Start of Block

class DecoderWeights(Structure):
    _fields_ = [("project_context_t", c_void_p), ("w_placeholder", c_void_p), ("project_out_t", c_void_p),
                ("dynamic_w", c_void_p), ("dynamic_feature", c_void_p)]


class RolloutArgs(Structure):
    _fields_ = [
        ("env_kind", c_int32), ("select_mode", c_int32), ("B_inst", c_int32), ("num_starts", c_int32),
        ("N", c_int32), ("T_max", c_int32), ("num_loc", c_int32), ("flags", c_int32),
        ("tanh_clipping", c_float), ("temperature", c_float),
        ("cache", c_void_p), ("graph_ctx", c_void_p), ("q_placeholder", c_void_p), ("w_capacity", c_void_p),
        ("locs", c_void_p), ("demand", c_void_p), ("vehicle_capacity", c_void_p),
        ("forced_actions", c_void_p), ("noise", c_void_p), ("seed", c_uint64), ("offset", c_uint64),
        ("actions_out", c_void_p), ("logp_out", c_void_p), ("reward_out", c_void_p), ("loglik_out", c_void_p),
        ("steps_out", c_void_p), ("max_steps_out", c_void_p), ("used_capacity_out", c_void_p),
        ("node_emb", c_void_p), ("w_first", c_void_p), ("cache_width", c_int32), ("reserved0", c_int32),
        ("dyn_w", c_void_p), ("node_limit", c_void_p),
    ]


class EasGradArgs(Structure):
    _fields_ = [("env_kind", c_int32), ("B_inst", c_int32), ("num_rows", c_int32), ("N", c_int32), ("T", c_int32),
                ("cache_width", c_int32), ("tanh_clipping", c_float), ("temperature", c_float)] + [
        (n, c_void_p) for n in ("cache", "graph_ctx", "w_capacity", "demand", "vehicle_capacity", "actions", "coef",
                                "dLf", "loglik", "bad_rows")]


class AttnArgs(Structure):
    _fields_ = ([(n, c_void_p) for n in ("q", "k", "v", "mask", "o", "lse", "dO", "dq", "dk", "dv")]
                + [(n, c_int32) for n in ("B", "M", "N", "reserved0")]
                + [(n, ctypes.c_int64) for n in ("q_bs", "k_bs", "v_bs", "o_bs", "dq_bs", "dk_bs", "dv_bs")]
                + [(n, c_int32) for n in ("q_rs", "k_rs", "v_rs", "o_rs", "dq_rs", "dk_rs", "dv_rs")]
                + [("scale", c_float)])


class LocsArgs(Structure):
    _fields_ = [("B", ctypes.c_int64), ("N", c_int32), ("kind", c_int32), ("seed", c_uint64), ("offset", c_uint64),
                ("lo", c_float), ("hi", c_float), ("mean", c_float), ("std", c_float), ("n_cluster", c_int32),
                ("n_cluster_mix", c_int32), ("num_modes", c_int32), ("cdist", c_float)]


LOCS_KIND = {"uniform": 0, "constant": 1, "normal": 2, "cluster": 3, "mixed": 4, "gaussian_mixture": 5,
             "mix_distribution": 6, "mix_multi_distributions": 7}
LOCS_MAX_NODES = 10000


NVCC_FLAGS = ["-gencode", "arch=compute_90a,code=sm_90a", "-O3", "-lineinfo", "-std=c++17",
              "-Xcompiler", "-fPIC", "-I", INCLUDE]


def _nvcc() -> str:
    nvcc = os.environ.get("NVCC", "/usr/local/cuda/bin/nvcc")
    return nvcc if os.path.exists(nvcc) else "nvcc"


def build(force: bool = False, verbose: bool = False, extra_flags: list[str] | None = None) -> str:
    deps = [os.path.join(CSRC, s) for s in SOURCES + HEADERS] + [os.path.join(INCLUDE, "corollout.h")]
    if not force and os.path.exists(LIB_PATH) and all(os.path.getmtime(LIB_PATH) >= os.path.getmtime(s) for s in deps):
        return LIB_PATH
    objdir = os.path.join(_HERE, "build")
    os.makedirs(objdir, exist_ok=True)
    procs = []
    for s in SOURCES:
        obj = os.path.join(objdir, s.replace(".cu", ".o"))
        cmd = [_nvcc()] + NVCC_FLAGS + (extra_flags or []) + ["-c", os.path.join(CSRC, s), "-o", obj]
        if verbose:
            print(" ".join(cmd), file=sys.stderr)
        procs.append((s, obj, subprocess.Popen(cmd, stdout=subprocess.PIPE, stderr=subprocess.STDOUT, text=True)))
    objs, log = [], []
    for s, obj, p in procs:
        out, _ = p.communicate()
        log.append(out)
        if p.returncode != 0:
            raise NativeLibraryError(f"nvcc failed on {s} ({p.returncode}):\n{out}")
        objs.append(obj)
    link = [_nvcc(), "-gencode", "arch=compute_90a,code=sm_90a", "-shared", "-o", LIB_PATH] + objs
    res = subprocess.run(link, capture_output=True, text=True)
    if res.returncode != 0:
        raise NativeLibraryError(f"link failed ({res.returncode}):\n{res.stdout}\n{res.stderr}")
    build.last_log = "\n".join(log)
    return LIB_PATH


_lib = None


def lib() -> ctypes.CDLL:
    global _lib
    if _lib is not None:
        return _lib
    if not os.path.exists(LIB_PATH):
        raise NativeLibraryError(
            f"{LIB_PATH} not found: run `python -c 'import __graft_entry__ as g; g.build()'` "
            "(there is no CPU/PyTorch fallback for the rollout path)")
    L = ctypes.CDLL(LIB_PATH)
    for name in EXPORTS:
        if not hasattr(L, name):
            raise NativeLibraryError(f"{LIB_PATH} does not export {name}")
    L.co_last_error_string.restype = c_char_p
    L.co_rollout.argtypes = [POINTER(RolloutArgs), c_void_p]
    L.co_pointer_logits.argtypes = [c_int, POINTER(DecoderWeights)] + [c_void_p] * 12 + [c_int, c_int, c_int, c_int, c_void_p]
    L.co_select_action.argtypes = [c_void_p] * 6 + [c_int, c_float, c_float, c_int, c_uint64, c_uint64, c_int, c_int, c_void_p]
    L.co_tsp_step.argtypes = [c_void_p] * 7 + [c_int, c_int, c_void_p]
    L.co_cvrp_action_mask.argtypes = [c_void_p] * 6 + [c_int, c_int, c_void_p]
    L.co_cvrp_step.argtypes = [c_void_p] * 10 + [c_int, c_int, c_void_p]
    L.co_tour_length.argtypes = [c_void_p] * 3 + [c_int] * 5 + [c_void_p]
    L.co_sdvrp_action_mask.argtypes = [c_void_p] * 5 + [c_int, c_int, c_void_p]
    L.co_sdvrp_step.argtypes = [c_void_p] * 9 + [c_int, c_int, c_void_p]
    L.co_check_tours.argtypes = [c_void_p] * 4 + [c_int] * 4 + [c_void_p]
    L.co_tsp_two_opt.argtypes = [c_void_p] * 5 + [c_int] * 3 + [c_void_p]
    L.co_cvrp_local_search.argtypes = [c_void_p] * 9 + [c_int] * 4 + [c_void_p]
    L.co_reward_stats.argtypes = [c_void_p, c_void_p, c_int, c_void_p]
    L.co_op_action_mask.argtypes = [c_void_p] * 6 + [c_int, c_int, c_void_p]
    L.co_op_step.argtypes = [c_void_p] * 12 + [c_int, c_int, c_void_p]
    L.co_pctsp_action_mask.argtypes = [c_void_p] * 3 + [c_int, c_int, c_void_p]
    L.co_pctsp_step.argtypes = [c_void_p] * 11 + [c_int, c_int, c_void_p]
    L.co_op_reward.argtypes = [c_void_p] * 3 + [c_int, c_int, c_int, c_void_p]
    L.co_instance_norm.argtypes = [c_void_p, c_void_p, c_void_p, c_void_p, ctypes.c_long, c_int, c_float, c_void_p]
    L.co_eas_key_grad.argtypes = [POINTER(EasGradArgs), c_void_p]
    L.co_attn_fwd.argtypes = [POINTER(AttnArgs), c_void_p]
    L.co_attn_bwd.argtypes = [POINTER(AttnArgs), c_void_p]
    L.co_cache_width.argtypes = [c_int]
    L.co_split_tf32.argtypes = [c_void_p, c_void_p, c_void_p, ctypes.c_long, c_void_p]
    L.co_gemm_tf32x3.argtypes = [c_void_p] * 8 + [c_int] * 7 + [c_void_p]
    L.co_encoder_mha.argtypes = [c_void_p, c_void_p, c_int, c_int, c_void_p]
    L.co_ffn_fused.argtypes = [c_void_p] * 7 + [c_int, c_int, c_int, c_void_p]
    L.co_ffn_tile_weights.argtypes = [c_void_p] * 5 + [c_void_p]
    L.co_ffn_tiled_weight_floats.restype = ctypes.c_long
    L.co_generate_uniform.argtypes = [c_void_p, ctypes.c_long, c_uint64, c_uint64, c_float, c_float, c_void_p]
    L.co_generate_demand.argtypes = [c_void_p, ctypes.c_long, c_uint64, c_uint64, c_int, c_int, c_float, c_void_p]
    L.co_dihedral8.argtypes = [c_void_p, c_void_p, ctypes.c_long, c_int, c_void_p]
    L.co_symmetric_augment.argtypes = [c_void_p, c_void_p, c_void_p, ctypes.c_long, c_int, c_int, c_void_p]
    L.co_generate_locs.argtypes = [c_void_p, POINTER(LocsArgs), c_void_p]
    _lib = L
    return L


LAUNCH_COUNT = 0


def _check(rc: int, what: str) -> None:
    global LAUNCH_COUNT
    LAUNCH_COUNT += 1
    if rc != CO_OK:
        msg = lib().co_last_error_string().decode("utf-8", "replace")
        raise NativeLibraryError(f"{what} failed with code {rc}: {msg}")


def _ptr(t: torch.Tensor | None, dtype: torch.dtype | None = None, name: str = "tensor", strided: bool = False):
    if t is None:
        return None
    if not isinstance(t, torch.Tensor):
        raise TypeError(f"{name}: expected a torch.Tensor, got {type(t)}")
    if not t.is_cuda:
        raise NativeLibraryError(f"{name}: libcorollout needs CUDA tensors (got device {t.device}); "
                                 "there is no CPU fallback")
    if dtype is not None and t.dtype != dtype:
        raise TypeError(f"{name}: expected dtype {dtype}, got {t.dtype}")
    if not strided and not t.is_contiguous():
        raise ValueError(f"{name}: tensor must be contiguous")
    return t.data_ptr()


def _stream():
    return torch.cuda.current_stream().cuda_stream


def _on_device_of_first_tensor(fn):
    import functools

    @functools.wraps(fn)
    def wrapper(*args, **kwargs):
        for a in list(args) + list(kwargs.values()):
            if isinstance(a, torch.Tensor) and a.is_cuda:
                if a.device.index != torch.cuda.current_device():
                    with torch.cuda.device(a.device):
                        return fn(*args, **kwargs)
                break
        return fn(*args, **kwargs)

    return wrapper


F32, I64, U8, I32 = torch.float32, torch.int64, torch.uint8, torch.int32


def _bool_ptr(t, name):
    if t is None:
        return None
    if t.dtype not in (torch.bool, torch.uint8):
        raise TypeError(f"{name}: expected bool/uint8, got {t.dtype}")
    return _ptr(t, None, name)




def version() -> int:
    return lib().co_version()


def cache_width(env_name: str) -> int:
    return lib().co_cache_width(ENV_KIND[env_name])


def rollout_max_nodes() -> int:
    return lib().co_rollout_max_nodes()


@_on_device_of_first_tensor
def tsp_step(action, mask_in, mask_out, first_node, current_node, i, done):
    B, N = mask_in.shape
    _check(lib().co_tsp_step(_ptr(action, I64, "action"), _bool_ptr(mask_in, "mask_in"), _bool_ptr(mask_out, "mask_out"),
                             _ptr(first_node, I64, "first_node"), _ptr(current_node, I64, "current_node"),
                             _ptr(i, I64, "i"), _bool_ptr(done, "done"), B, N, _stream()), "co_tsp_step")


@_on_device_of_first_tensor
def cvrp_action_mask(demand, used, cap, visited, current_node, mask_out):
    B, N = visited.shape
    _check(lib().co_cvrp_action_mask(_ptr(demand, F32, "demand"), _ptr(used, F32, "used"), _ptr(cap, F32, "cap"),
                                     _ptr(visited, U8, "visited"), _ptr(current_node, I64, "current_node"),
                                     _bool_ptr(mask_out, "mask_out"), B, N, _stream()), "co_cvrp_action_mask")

End of Block

REQUIRED WORK:
Lines containing the word "import" are to be pulled from the records and copied.

ANSWER SECTION:
            f"{LIB_PATH} not found: run `python -c 'import __graft_entry__ as g; g.build()'` "
    import functools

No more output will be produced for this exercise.